Chart Analysis: Lufthansa Is Facing Resistance

Traders who took the risk and bought Lufthansa Shares beginning of December can celebrate a whopping 15% gain but be careful, turbulence ahead.

Every trader knows that the higher the risk, the higher the potential gain – in case of Lufthansa it would have paid off if you would have taken the risk and scooped up some shares at the low beginning of December. Such risky investments are not for the fainthearted though and require a sophisticated approach to be successful.

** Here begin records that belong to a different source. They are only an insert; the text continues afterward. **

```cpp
std::vector<at::Tensor> embed_backward_emit(at::Tensor row_ptr,
                                            at::Tensor vals, at::Tensor dOut,
                                            at::Tensor dwide, int64_t nf,
                                            int64_t K) {
  check_cuda_i32(row_ptr, "row_ptr");
  check_cuda_f32(dOut, "dOut");
  check_cuda_f32(vals, "vals");
  check_cuda_f32(dwide, "dwide");
  check_embed_k(K);
  CHK(nf >= 1, "nf must be >= 1");
  const int B = (int)row_ptr.numel() - 1;
  CHK(dOut.numel() == (int64_t)B * nf * K, "dOut must be [B, nf*K]");
  const auto nnz = vals.numel();
// ... 494 lines not shown
  m.def("fm_segment_tile", &lightctr::fm_segment_tile,
        "entries per block of fm_segment_tile_rec");
  m.def("fm_segment_split", &lightctr::fm_segment_split,
        "longest unit one subgroup sums in fm_segment_tile_rec");
  m.def("ffm_forward", &ffm_forward, "FFM pairwise forward (LDS-staged)");
  m.def("ffm_forward_pp", &ffm_forward_pp, "lane-per-pair FFM forward");
  m.def("ffm_row_emit", &ffm_row_emit,
        "FFM per-row staged fp16 block emit -> (gw, gblocks)",
        py::arg("row_ptr"), py::arg("fields"), py::arg("fids"),
        py::arg("vals"), py::arg("V"), py::arg("dpred"),
        py::arg("scale") = 1.0);
  m.def("ffm_blocks_apply_f16", &ffm_blocks_apply_f16,
        "segment-reduce fp16 blocks into slabs (interior stores), "
        "optionally with the optimizer fused for interior runs",
        py::arg("sorted_fids"), py::arg("perm"), py::arg("gblocks"),
        py::arg("gw"), py::arg("gradW"), py::arg("gradV"),
        py::arg("touched"), py::arg("inv_scale") = 1.0,
        py::arg("opt_mode") = 0, py::arg("V") = py::none(),
        py::arg("W") = py::none(), py::arg("nW") = py::none(),
        py::arg("zW") = py::none(), py::arg("nV") = py::none(),
        py::arg("Vh") = py::none(), py::arg("p0") = 0.0,
        py::arg("p1") = 0.0, py::arg("p2") = 0.0, py::arg("p3") = 0.0,
        py::arg("q0") = 0.0, py::arg("q1") = 0.0, py::arg("q2") = 0.0);
  m.def("ffm_backward", &ffm_backward, "FFM fused pairwise backward scatter");
  m.def("ffm_sorted_backward", &ffm_sorted_backward,
        "FFM sorted segment-reduce backward (LDS block accumulate)");
  m.def("row_index", &row_index, "entry -> row index from row_ptr");
  m.def("ffm_block_lds_bytes", &lightctr::ffm_block_lds_bytes,
        "dynamic LDS per block of ffm_sorted_backward / ffm_block_emit",
        py::arg("nfields"), py::arg("K"));
  m.def("ffm_max_lds_per_block", &lightctr::ffm_max_lds_per_block,
        "per-block LDS limit of the current device, in bytes");
  m.def("ffm_block_emit", &ffm_block_emit,
        "FFM per-entry [nf,K] gradient blocks (wave/entry)");
  m.def("ffm_blocks_apply", &ffm_blocks_apply,
        "segment-reduce sorted FFM blocks into slabs");
  m.def("parse_libffm", &parse_libffm, "native libffm text parser",
        py::arg("path"), py::arg("max_rows") = -1);
  m.def("sparse_adagrad_apply", &sparse_adagrad_apply,
        "generic sparse fused Adagrad (runtime D)",
        py::arg("uniq"), py::arg("count"), py::arg("W"), py::arg("V"),
        py::arg("nW"), py::arg("nV"), py::arg("gradW"), py::arg("gradV"),
        py::arg("lr"), py::arg("eps"), py::arg("l2"),
        py::arg("Vh") = py::none());
  m.def("ps_apply", &ps_apply,
        "PS-side fused updater (sgd/adagrad/dcasgd/dcasgda)");
  m.def("ps_dense_check", &ps_dense_check,
        "PS dense push: non-finite scan of the payload -> flags[0]",
        py::arg("payload"), py::arg("scale"), py::arg("table"),
        py::arg("flags"));
  m.def("ps_dense_apply", &ps_dense_apply,
        "PS dense push: fused decode + updater over the slab, gated on "
        "flags[0]; a gated push bumps flags[1]. flags[0] is only what the "
        "last ps_dense_check left there: call ps_dense_check on the same "
        "payload, on the same stream, immediately before every call (as "
        "DenseTable.apply does) — called alone it acts on a stale flag",
        py::arg("payload"), py::arg("scale"), py::arg("table"),
        py::arg("slab"), py::arg("acc"), py::arg("shadow"),
        py::arg("flags"), py::arg("updater"), py::arg("lr"),
        py::arg("lam"), py::arg("eps"));
  m.def("ps_dense_pack", &ps_dense_pack,
        "PS dense pull: slab -> fp32/fp16 payload (+ shadow = slab)",
        py::arg("slab"), py::arg("shadow"), py::arg("fp16"));
  m.def("sparse_ftrl_apply", &sparse_ftrl_apply,
        "generic sparse fused FTRL (runtime D; optional Adagrad on V)",
        py::arg("uniq"), py::arg("count"), py::arg("W"), py::arg("V"),
        py::arg("zW"), py::arg("nW"), py::arg("zV"), py::arg("nV"),
        py::arg("gradW"), py::arg("gradV"), py::arg("alpha"),
        py::arg("beta"), py::arg("l1"), py::arg("l2"),
        py::arg("v_adagrad") = 0, py::arg("v_lr") = 0.05,
        py::arg("v_eps") = 1e-8, py::arg("v_l2") = 1e-5,
        py::arg("Vh") = py::none());
  m.def("gemm_bf16", &gemm_bf16, "MFMA bf16 GEMM (C fp32), fused bias+act");
  m.def("gemm_bf16_full", &gemm_bf16_full,
        "MFMA bf16 GEMM returning (C fp32, C bf16)");
  m.def("act_backward", &act_backward, "dZ = dY*act'(Y), + bf16 mirror");
  m.def("inv_perm_i32", &inv_perm_i32, "inverse permutation (int32)");
  m.def("radix_sort_index", &radix_sort_index,
        "bit-range radix sort -> (sorted, perm)");
  m.def("radix_sort_rec", &radix_sort_rec,
        "bit-range radix sort with [n,2] int32 records as payload -> "
        "(sorted, sorted_rec)",
        py::arg("keys"), py::arg("rec"), py::arg("end_bit"));
  m.def("colsum", &colsum, "bias gradient column sum");
  m.def("to_bf16", &to_bf16, "f32 -> bf16 convert");
  m.def("dense_adam", &dense_adam, "dense Adam + bf16 mirror refresh");
  m.def("dense_adagrad", &dense_adagrad,
        "dense Adagrad + bf16 mirror refresh");
  m.def("embed_gather", &embed_gather, "concat embedding gather -> bf16");
  m.def("embed_backward_emit", &embed_backward_emit,
        "per-entry embedding grads (gw, gv) for sorted apply");
  m.def("wide_forward", &wide_forward, "LR wide forward sum");
  m.def("w2v_negsample_step", &w2v_negsample_step,
        "fused CBOW negative-sampling train step (Hogwild)");
  m.def("quantile_encode", &quantile_encode, "int8 quantile encode");
  m.def("quantile_decode", &quantile_decode, "int8 quantile decode");
  m.def("lowbit_encode", &lowbit_encode, "1/2-bit sign quantize");
  m.def("lowbit_decode", &lowbit_decode, "1/2-bit dequantize");
  m.def("gbm_hist", &gbm_hist, "GBM per-node (grad,hess) histograms");
  m.def("gbm_forest", &gbm_forest,
        "compiled-forest inference: margin / leaf id / leaf feature id");
  m.def("gbm_forest_chunk_capacity", &lightctr::gbm_forest_chunk_capacity,
        "nodes per LDS chunk of the forest kernel");
  m.def("gbm_forest_max_register_classes",
        &lightctr::gbm_forest_max_register_classes,
        "largest class count with register accumulators");
  m.def("gbm_forest_rows_per_grid", &lightctr::gbm_forest_rows_per_grid,
        "rows one trip of the clamped grid covers");
  m.def("nfm_forward", &nfm_forward,
        "NFM bi-interaction fwd (wide, sumVX, vec, vec_bf16)");
  m.def("nfm_backward_emit", &nfm_backward_emit,
        "NFM per-entry grads for sorted apply");
  m.def("bitmap_compact", &bitmap_compact, "touched bitmap -> fid list");
  m.def("wg_probe", &wg_probe, "wgrad staging/tr-read debug probe");
  m.def("gemm_bf16_variant", &gemm_bf16_variant,
        "launch one named GEMM body directly; returns [C] or [C, Cbf]");
  m.def("gemm_bf16_route", &gemm_bf16_route,
        "name of the GEMM body the default dispatch picks");
  m.def("gemm_wgrad_bf16", &gemm_wgrad_bf16,
        "K-major x K-major wgrad GEMM (tr16 fragment reads)");
  m.def("im2col_bf16", &im2col_bf16,
        "fused unfold -> bf16 GEMM operand [B*L, C*k*k]");
  m.def("col2im", &col2im, "conv data-grad fold (gather form)");
  m.def("auc_hist_add", &auc_hist_add,
        "atomic pos/neg histogram accumulate for AUC");
  m.def("auc_scan", &auc_scan,
        "device scan of the AUC histogram -> {correct, P, N}");
  m.def("fm_adagrad_apply", &fm_adagrad_apply, "sparse fused Adagrad");
  m.def("fm_ftrl_apply", &fm_ftrl_apply,
        "sparse fused FTRL-proximal (optionally Adagrad on V)",
        py::arg("uniq"), py::arg("count"), py::arg("W"), py::arg("V"),
        py::arg("zW"), py::arg("nW"), py::arg("zV"), py::arg("nV"),
        py::arg("gradW"), py::arg("gradV"), py::arg("alpha"),
        py::arg("beta"), py::arg("l1"), py::arg("l2"),
        py::arg("v_adagrad") = 0, py::arg("v_lr") = 0.05,
        py::arg("v_eps") = 1e-8, py::arg("v_l2") = 1e-5);
  m.def("pq_lut", &pq_lut,
        "PQ distance tables [nq, n_sub, ncb]; metric 0 = l2, 1 = ip",
        py::arg("Q"), py::arg("centroids"), py::arg("metric"));
  m.def("pq_adc_topk", &pq_adc_topk,
        "ADC scan of uint8 codes + top-k -> (ids int32, dist fp32) [nq, k]",
        py::arg("lut"), py::arg("codes"), py::arg("ncb"), py::arg("k"));
  m.def("flat_topk", &flat_topk,
        "exact scan (or per-query candidate list) + top-k -> (ids, dist)",
        py::arg("X"), py::arg("Q"), py::arg("metric"), py::arg("k"),
        py::arg("cand") = py::none());
  m.def("knn_max_k", &lightctr::knn_max_k, "largest k of the top-k kernels");
  m.def("knn_max_sub", &lightctr::knn_max_sub,
        "largest n_sub of pq_adc_topk");
  m.def("knn_max_dim", &lightctr::knn_max_dim, "largest dim of flat_topk");
  m.def("knn_slice_rows", &lightctr::knn_slice_rows,
        "rows per block slice for n rows and nq queries", py::arg("n"),
        py::arg("nq"));
  m.def("forest_candidates", &forest_candidates,
        "best-first walk of a flattened random-projection forest -> "
        "candidate ids int32 [nq, width], -1 padded",
        py::arg("planes"), py::arg("bias"), py::arg("child"),
        py::arg("roots"), py::arg("leaf_off"), py::arg("leaf_items"),
        py::arg("Q"), py::arg("search_k"), py::arg("width"));
  m.def("forest_queue", &lightctr::forest_queue,
        "queue entries per query of forest_candidates");
  m.def("forest_max_search", &lightctr::forest_max_search,
        "largest search_k of forest_candidates");
}
```

lightctr_amd/ops/csrc/launchers.h:

```cpp
#pragma once

struct ihipStream_t;

namespace lightctr {

void fm_forward_launch(const int* row_ptr, const int* fids, const float* vals,
                       const float* W, const float* V, float* pred,
                       float* sumVX, int B, int K, ihipStream_t* stream);
void logloss_grad_launch(const float* pred, const float* label, float* loss,
                         float* dpred, float scale, int B,
                         ihipStream_t* stream);
void fm_backward_launch(const int* row_ptr, const int* fids, const float* vals,
                        const float* V, const float* sumVX, const float* dpred,
                        float* gradW, float* gradV, unsigned long long* touched,
                        int B, int K, ihipStream_t* stream);
void fm_backward_emit_launch(const int* row_ptr, const int* fids,
                             const float* vals, const float* V,
                             const float* sumVX, const float* dpred, float* gw,
                             float* gv, int B, int K, const int* pos,
                             ihipStream_t* stream);
void inv_perm_launch(const int* perm, int* inv, int n, ihipStream_t* stream);
void fm_sorted_apply_launch(const int* sorted_fids, const int* perm,
                            const float* gw, const float* gv, float* gradW,
                            float* gradV, unsigned long long* touched, int nnz,
// ... 203 lines not shown
                        int W, int k, int stride, int pad, int OH, int OW,
                        ihipStream_t* stream);
void col2im_launch(const float* dcol, float* dx, int B, int C, int H, int W,
                   int k, int stride, int pad, int OH, int OW,
                   ihipStream_t* stream);
void gemv_n1_launch(const void* A, const void* b, const float* bias,
                    float* C, void* Cbf, int M, int K, int act,
                    ihipStream_t* stream);
void wrowsum_m1_launch(const void* a, const void* Bst, float* C, int K,
                       int N, ihipStream_t* stream);
void outer_k1_launch(const void* A, const void* Bst, const float* bias,
                     float* C, void* Cbf, long M, long N, int act,
                     ihipStream_t* stream);
void act_backward_launch(const float* dY, const float* Y, float* dZ,
                         void* dZbf, long n, int act, ihipStream_t* stream);
void colsum_launch(const float* dZ, float* db, int M, int N,
                   ihipStream_t* stream);
void to_bf16_launch(const float* x, void* y, long n, ihipStream_t* stream);
void dense_adam_launch(float* W, const float* grad, float* m_t, float* v_t,
                       void* Wbf, void* Wtbf, int rows, int cols, float lr,
                       float beta1, float beta2, float eps, float bc1,
                       float bc2, float l2, ihipStream_t* stream);
void dense_adagrad_launch(float* W, const float* grad, float* n_t, void* Wbf,
                          void* Wtbf, int rows, int cols, float lr, float eps,
                          float l2, ihipStream_t* stream);

void embed_gather_launch(const int* row_ptr, const int* fids,
                         const float* vals, const float* E, void* out_bf,
                         int nf, int B, int K, ihipStream_t* stream);
void embed_backward_emit_launch(const int* row_ptr, const float* vals,
                                const float* dOut, const float* dwide,
                                float* gv, float* gw, int nf, int B, int K,
                                ihipStream_t* stream);
void wide_forward_launch(const int* row_ptr, const int* fids,
                         const float* vals, const float* W, float* wide,
                         int B, ihipStream_t* stream);
void nfm_forward_launch(const int* row_ptr, const int* fids, const float* vals,
                        const float* W, const float* V, float* wide,
                        float* sumVX, float* vec, void* vec_bf, int B, int K,
                        ihipStream_t* stream);
void w2v_negsample_launch(float* E, float* O, const long* centers,
                          const long* ctx, const long* negs, float* loss,
                          int B, int C, int N, int D, float lr, float scale,
                          ihipStream_t* stream);
void nfm_backward_emit_launch(const int* row_ptr, const int* fids,
                              const float* vals, const float* V,
                              const float* sumVX, const float* dvec,
                              const float* dwide, float* gw, float* gv, int B,
                              int K, ihipStream_t* stream);

void quantile_encode_launch(const float* x, unsigned char* code,
                            const float* table, int levels, long n,
                            ihipStream_t* stream);
void quantile_decode_launch(const unsigned char* code, float* x,
                            const float* table, int levels, long n,
                            ihipStream_t* stream);
void lowbit_encode_launch(const float* x, unsigned int* words, float thresh,
                          int bits, long n, ihipStream_t* stream);
void lowbit_decode_launch(const unsigned int* words, float* x, float lo,
                          float hi, int bits, long n, ihipStream_t* stream);

void ps_dense_check_launch(const void* payload, int wire, const float* scale,
                           const float* table, int levels, long n,
                           int* flags, ihipStream_t* stream);
void ps_dense_apply_launch(const void* payload, int wire, const float* scale,
                           const float* table, int levels, float* slab,
                           float* acc, float* shadow, long n, int updater,
                           float lr, float lam, float eps, int* flags,
                           ihipStream_t* stream);
void ps_dense_pack_launch(const float* slab, void* out, int fp16,
                          float* shadow, long n, ihipStream_t* stream);

void iota_i32_launch(int* out, int n, ihipStream_t* stream);
unsigned long radix_sort_pairs_i32_temp_bytes(int n, int end_bit);
void radix_sort_pairs_i32_launch(void* temp, unsigned long temp_bytes,
                                 const int* keys_in, int* keys_out,
                                 const int* vals_in, int* vals_out, int n,
                                 int end_bit, ihipStream_t* stream);
unsigned long radix_sort_pairs_rec_temp_bytes(int n, int end_bit);
void radix_sort_pairs_rec_launch(void* temp, unsigned long temp_bytes,
                                 const int* keys_in, int* keys_out,
                                 const int* rec_in, int* rec_out, int n,
                                 int end_bit, ihipStream_t* stream);
unsigned long segment_worklist_temp_bytes(int n);
void segment_worklist_launch(void* temp, unsigned long temp_bytes,
                             const int* sorted, int n, int cap,
                             int* piece_start, int* n_pieces, int* zero_me,
                             ihipStream_t* stream);

void gbm_hist_launch(const unsigned char* bins, const float* grad,
                     const float* hess, const int* node_of_row, float* hist,
                     int N, int D, int n_nodes, ihipStream_t* stream);
int gbm_forest_chunk_capacity();
int gbm_forest_max_register_classes();
long gbm_forest_rows_per_grid();
void gbm_forest_launch(const float* X, const void* nodes, const int* tree_off,
                       const int* tree_class, const int* leaf_base,
                       const void* chunks, int n_chunks, void* out, long N,
                       int D, int T, int K, int max_depth, int fid_offset,
                       int mode, ihipStream_t* stream);
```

If you have followed us for a while or even taken our trading courses you will know that we follow a very calculated approach when it comes to trading. We only engage if all items on our checklists are ticked – which keeps us out of trouble most times to be fair but also prevents potential (risky) gains as we have seen with Lufthansa.

That being said, the stock is still very interesting and not done just yet. We are approaching a technical level of resistance where buyers may lock in some profits and therefore stop the momentum we have built so far.

The screenshot above shows the two potential routes price may take in the next few days. From a technical analysis point of view we are facing resistance. That doesn’t mean that we won’t have the chance to break free and climb to new highs but the more likely scenario – looking at the current picture – is that price will retrace first before buyers may initiate another push to the upside.

The bottom line is we will probably see price ranging for a while before new impulses – whether it be up or down – are initiated

With our students and trading lounge members we will keep a very close eye on the price movements of the Lufthansa stock and take action accordingly.